(Provided entries Opens)

#define CGP_HIP(call)                                                                  \
    do {                                                                               \
// ... 69 lines not shown
__device__ __forceinline__ float rsqrt_fast(float t) { return __builtin_amdgcn_rsqf(t); }
__device__ __forceinline__ double sqrt_fast(double x) {
    const double r = __builtin_amdgcn_rsq(x);
    const double s0 = x * r;
    return __builtin_fma(0.5 * r, __builtin_fma(-s0, s0, x), s0);
}
__device__ __forceinline__ float sqrt_fast(float x) { return x * __builtin_amdgcn_rsqf(x); }
__device__ __forceinline__ double relu_poly(double x) {
    double r = kReluPolyD[kReluPolyDegD];
#pragma unroll
    for (int k = kReluPolyDegD - 1; k >= 0; --k) r = __builtin_fma(r, x, kReluPolyD[k]);
    return r;
}
__device__ __forceinline__ float relu_poly(float x) {
    float r = kReluPolyF[kReluPolyDegF];
#pragma unroll
    for (int k = kReluPolyDegF - 1; k >= 0; --k) r = __builtin_fmaf(r, x, kReluPolyF[k]);
    return r;
}
__device__ __forceinline__ double fmin_t(double a, double b) { return __builtin_fmin(a, b); }
__device__ __forceinline__ float fmin_t(float a, float b) { return __builtin_fminf(a, b); }
__device__ __forceinline__ double fmax_t(double a, double b) { return __builtin_fmax(a, b); }
__device__ __forceinline__ float fmax_t(float a, float b) { return __builtin_fmaxf(a, b); }
__device__ __forceinline__ double fabs_t(double a) { return __builtin_fabs(a); }
__device__ __forceinline__ float fabs_t(float a) { return __builtin_fabsf(a); }
__device__ __forceinline__ double fma_t(double a, double b, double c) {
    return __builtin_fma(a, b, c);
}
__device__ __forceinline__ float fma_t(float a, float b, float c) {
    return __builtin_fmaf(a, b, c);
}

constexpr double kXVarScale = 0.0625;
constexpr double kPolyQ = 0.125;
constexpr double poly_q(int k) {
    double v = kReluPolyD[k] * kPolyQ;
    for (int n = 0; n < k; ++n) v *= 0.25;
    return v;
}
struct PolyCoef {
    double c[kReluPolyDegD + 1];
};
constexpr PolyCoef poly_coef(bool quartered) {
    PolyCoef t{};
    for (int k = 0; k <= kReluPolyDegD; ++k) t.c[k] = quartered ? poly_q(k) : kReluPolyD[k];
    return t;
}
static __constant__ PolyCoef kReluPolyTabD = poly_coef(false);
static __constant__ PolyCoef kReluPolyTabDq = poly_coef(true);
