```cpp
static int sweep_wpb(const Params &p)
{
    if (p.fp32) return 1;
    const char *e = std::getenv("HSDDP_SWEEP_WPB");
    if (e && *e) return *e == '2' ? 2 : 1;
    const int pairs = p.elem_layout ? p.n_pairs : (p.B + 1) / 2, cus = device_cus();
    return pairs > cus && pairs <= 4 * cus ? 2 : 1;
}

void launch_riccati(const Params &p, const Bufs &d, hipStream_t st)
{
    const dim3 g1((unsigned)(p.elem_layout ? p.n_pairs : (p.B + 1) / 2));
#define HSDDP_RIC(kern, grid, real)                                                                          \
    do {                                                                                                     \
        if (p.ms0) {                                                                                         \
            if (p.elem_layout) hipLaunchKernelGGL((kern<real, true, true>), grid, dim3(64), 0, st, p, d);      \
            else hipLaunchKernelGGL((kern<real, false, true>), grid, dim3(64), 0, st, p, d);                   \
        } else {                                                                                             \
            if (p.elem_layout) hipLaunchKernelGGL((kern<real, true, false>), grid, dim3(64), 0, st, p, d);     \
            else hipLaunchKernelGGL((kern<real, false, false>), grid, dim3(64), 0, st, p, d);                  \
        }                                                                                                    \
    } while (0)
    const int wpb = sweep_wpb(p);
    const dim3 gw((unsigned)(((p.elem_layout ? p.n_pairs : (p.B + 1) / 2) + wpb - 1) / wpb));
#define HSDDP_RIC_W(real, W)                                                                                   \
    do {                                                                                                       \
        if (p.ms0) {                                                                                           \
            if (p.elem_layout) hipLaunchKernelGGL((k_riccati<real, true, true, W>), gw, dim3(64 * W), 0, st, p, d);  \
            else hipLaunchKernelGGL((k_riccati<real, false, true, W>), gw, dim3(64 * W), 0, st, p, d);               \
        } else {                                                                                               \
            if (p.elem_layout) hipLaunchKernelGGL((k_riccati<real, true, false, W>), gw, dim3(64 * W), 0, st, p, d); \
            else hipLaunchKernelGGL((k_riccati<real, false, false, W>), gw, dim3(64 * W), 0, st, p, d);              \
        }                                                                                                      \
    } while (0)
    if (p.fp32) HSDDP_RIC_W(float, 1);
    else if (sweep_split(p)) {
        if (p.ms0) {
            if (p.elem_layout) hipLaunchKernelGGL((k_riccati_cs<true, true>), g1, dim3(128), 0, st, p, d);
            else hipLaunchKernelGGL((k_riccati_cs<false, true>), g1, dim3(128), 0, st, p, d);
        } else {
            if (p.elem_layout) hipLaunchKernelGGL((k_riccati_cs<true, false>), g1, dim3(128), 0, st, p, d);
            else hipLaunchKernelGGL((k_riccati_cs<false, false>), g1, dim3(128), 0, st, p, d);
        }
    } else if (wpb == 2) HSDDP_RIC_W(double, 2);
    else HSDDP_RIC_W(double, 1);
#undef HSDDP_RIC_W
    if (p.retry_cap > 0) {
        const dim3 gr((unsigned)(p.retry_cap * (p.retry_m + (p.retry_m & 1)) / 2)), gs((unsigned)p.retry_cap);
        if (p.fp32) {
            HSDDP_RIC(k_riccati_retry, gr, float);
            hipLaunchKernelGGL(k_riccati_select<float>, gs, dim3(64), 0, st, p, d);
        } else {
            HSDDP_RIC(k_riccati_retry, gr, double);
            hipLaunchKernelGGL(k_riccati_select<double>, gs, dim3(64), 0, st, p, d);
        }
    }
#undef HSDDP_RIC
}

}
```

Baseline: 1.091 million.

## Fuse retry select into retry kernel via ticket counter; optional side-stream terminal LQ

```diff
diff --git a/hkd-mpc_amd/csrc/hsddp_api.cpp b/hkd-mpc_amd/csrc/hsddp_api.cpp
--- a/hkd-mpc_amd/csrc/hsddp_api.cpp
+++ b/hkd-mpc_amd/csrc/hsddp_api.cpp
@@ -198,6 +198,8 @@
     Params p;
     Bufs d;
     hipStream_t stream = nullptr;
+    LqSide lq_side = {nullptr, nullptr, nullptr};
+    bool lq_overlap = false;
     int *host_counter = nullptr;
     std::vector<hipEvent_t> events;
     struct IterGraph {
@@ -206,6 +208,7 @@
         Bufs d;
         double alpha = 0;
         int par = 0;
+        bool lq_overlap = false;
     } iter_graph[8];
     int iter_graph_next = 0;
     std::vector<std::vector<int>> shift_keep;
@@ -449,7 +452,8 @@
         if (M > 0) {
             void *rk;
             if ((rc = dalloc(h, d.retry_list, cap)) || (rc = dalloc(h, d.retry_count, 1)) ||
-                (rc = dalloc(h, d.retry_flag, n)) || (rc = dalloc(h, d.retry_dU, n * Kc * NX)) ||
+                (rc = dalloc(h, d.retry_flag, n)) || (rc = dalloc(h, d.retry_ticket, cap)) ||
+                (rc = dalloc(h, d.retry_dU, n * Kc * NX)) ||
                 (rc = dalloc(h, d.retry_dv, n)) ||
                 (rc = p.fp32 ? dalloc(h, (float *&)rk, n * Kc * KCW) : dalloc(h, (double *&)rk, n * Kc * KCW))) {
                 hsddp_destroy(h);
@@ -462,6 +466,9 @@
         }
     }
     if (hipStreamCreateWithFlags(&h->stream, hipStreamNonBlocking) != hipSuccess ||
+        hipStreamCreateWithFlags(&h->lq_side.side, hipStreamNonBlocking) != hipSuccess ||
+        hipEventCreateWithFlags(&h->lq_side.fork, hipEventDisableTiming) != hipSuccess ||
+        hipEventCreateWithFlags(&h->lq_side.join, hipEventDisableTiming) != hipSuccess ||
         hipHostMalloc((void **)&h->host_counter, 16 * sizeof(int), 0) != hipSuccess) {
         hsddp_destroy(h);
         return fail(HSDDP_ERR_DEVICE, "stream / pinned allocation failed");
@@ -506,6 +513,9 @@
     }
     if (h->copy_stream) hipStreamDestroy(h->copy_stream);
     for (hipEvent_t e : h->events) hipEventDestroy(e);
+    if (h->lq_side.fork) hipEventDestroy(h->lq_side.fork);
+    if (h->lq_side.join) hipEventDestroy(h->lq_side.join);
+    if (h->lq_side.side) hipStreamDestroy(h->lq_side.side);
     if (h->stream) hipStreamDestroy(h->stream);
     delete h;
     return HSDDP_OK;
@@ -977,7 +987,7 @@
     {
         Params pl = p;
         pl.lq_slots = h->slots_fresh ? 0 : 1;
-        launch_lq(pl, d, st);
+        launch_lq(pl, d, st, h->lq_overlap ? &h->lq_side : nullptr);
     }
     tm.end(0, e0);
     tm.begin(1, e0);
@@ -1003,6 +1013,12 @@
     return !(e && *e && *e != '0');
 }
 
+static bool lq_overlap_enabled()
+{
+    const char *e = std::getenv("HSDDP_LQ_OVERLAP");
+    return e && *e && *e != '0';
+}
+
 static int graph_launch(hsddp_handle h, const std::vector<double> &trials, int par)
 {
     Params pl = h->p;
@@ -1010,7 +1026,7 @@
     hsddp_handle_t::IterGraph *hit = nullptr;
     for (auto &c : h->iter_graph)
         if (c.exec && c.par == par && !std::memcmp(&c.p, &pl, sizeof(Params)) &&
-            !std::memcmp(&c.d, &h->d, sizeof(Bufs)) && c.alpha == h->opt.alpha)
+            !std::memcmp(&c.d, &h->d, sizeof(Bufs)) && c.alpha == h->opt.alpha && c.lq_overlap == h->lq_overlap)
             hit = &c;
     if (!hit) {
         auto &g = h->iter_graph[h->iter_graph_next];
@@ -1039,6 +1055,7 @@
         std::memcpy(&g.d, &h->d, sizeof(Bufs));
         g.alpha = h->opt.alpha;
         g.par = par;
+        g.lq_overlap = h->lq_overlap;
         hit = &g;
     }
     if (!h->iter_done[par]) HIPCHK(hipEventCreateWithFlags(&h->iter_done[par], hipEventDisableTiming));
@@ -1120,6 +1137,7 @@
     int iters = 0, outers = 0, nbwd = 0;
     const bool checks = !h->opt.no_early_exit;
     const bool graph = checks && graphs_enabled();
+    h->lq_overlap = lq_overlap_enabled();
     for (int ou = 0; ou < h->opt.max_AL_iter; ++ou) {
         tm.cut();
         launch_outer_begin(h->p, h->d, h->stream);
@@ -1176,6 +1194,7 @@
     hipEvent_t e0 = start_stats(h, stats);
     const std::vector<double> trials = ls_steps(h->opt.alpha);
     sync_ref_columns(h);
+    h->lq_overlap = lq_overlap_enabled();
     for (int i = 0; i < n; ++i) iteration_launches(h, trials, tm);
     return finish_stats(h, tm, e0, stats, n, 0, n);
 }
diff --git a/hkd-mpc_amd/csrc/hsddp_internal.h b/hkd-mpc_amd/csrc/hsddp_internal.h
--- a/hkd-mpc_amd/csrc/hsddp_internal.h
+++ b/hkd-mpc_amd/csrc/hsddp_internal.h
@@ -102,6 +102,7 @@
     int *ls_live;
     RetryEntry *retry_list;
     int *retry_count, *retry_flag;
+    int *retry_ticket;
     void *retry_K;
     double *retry_dU;
     double *retry_dv;
@@ -116,7 +117,11 @@
 void launch_decide(const Params &p, const Bufs &d, double eps, int last, int init, int tix, hipStream_t st);
 void launch_normalize(const Params &p, const Bufs &d, hipStream_t st);
 void launch_reset_working(const Params &p, const Bufs &d, hipStream_t st);
-void launch_lq(const Params &p, const Bufs &d, hipStream_t st);
+struct LqSide {
+    hipStream_t side;
+    hipEvent_t fork, join;
+};
+void launch_lq(const Params &p, const Bufs &d, hipStream_t st, const LqSide *ov = nullptr);
 void launch_riccati(const Params &p, const Bufs &d, hipStream_t st);
 void launch_lin_rollout(const Params &p, const Bufs &d, hipStream_t st);
 void launch_outer_begin(const Params &p, const Bufs &d, hipStream_t st);
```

(Provided entries Closes)

Aim of the task: The first line of the entries above and every line after it, up to and including the line with "const double s0 = x * r;", should be set down exactly.

Exercise solution:
#define CGP_HIP(call)                                                                  \
    do {                                                                               \
// ... 69 lines not shown
__device__ __forceinline__ float rsqrt_fast(float t) { return __builtin_amdgcn_rsqf(t); }
__device__ __forceinline__ double sqrt_fast(double x) {
    const double r = __builtin_amdgcn_rsq(x);
    const double s0 = x * r;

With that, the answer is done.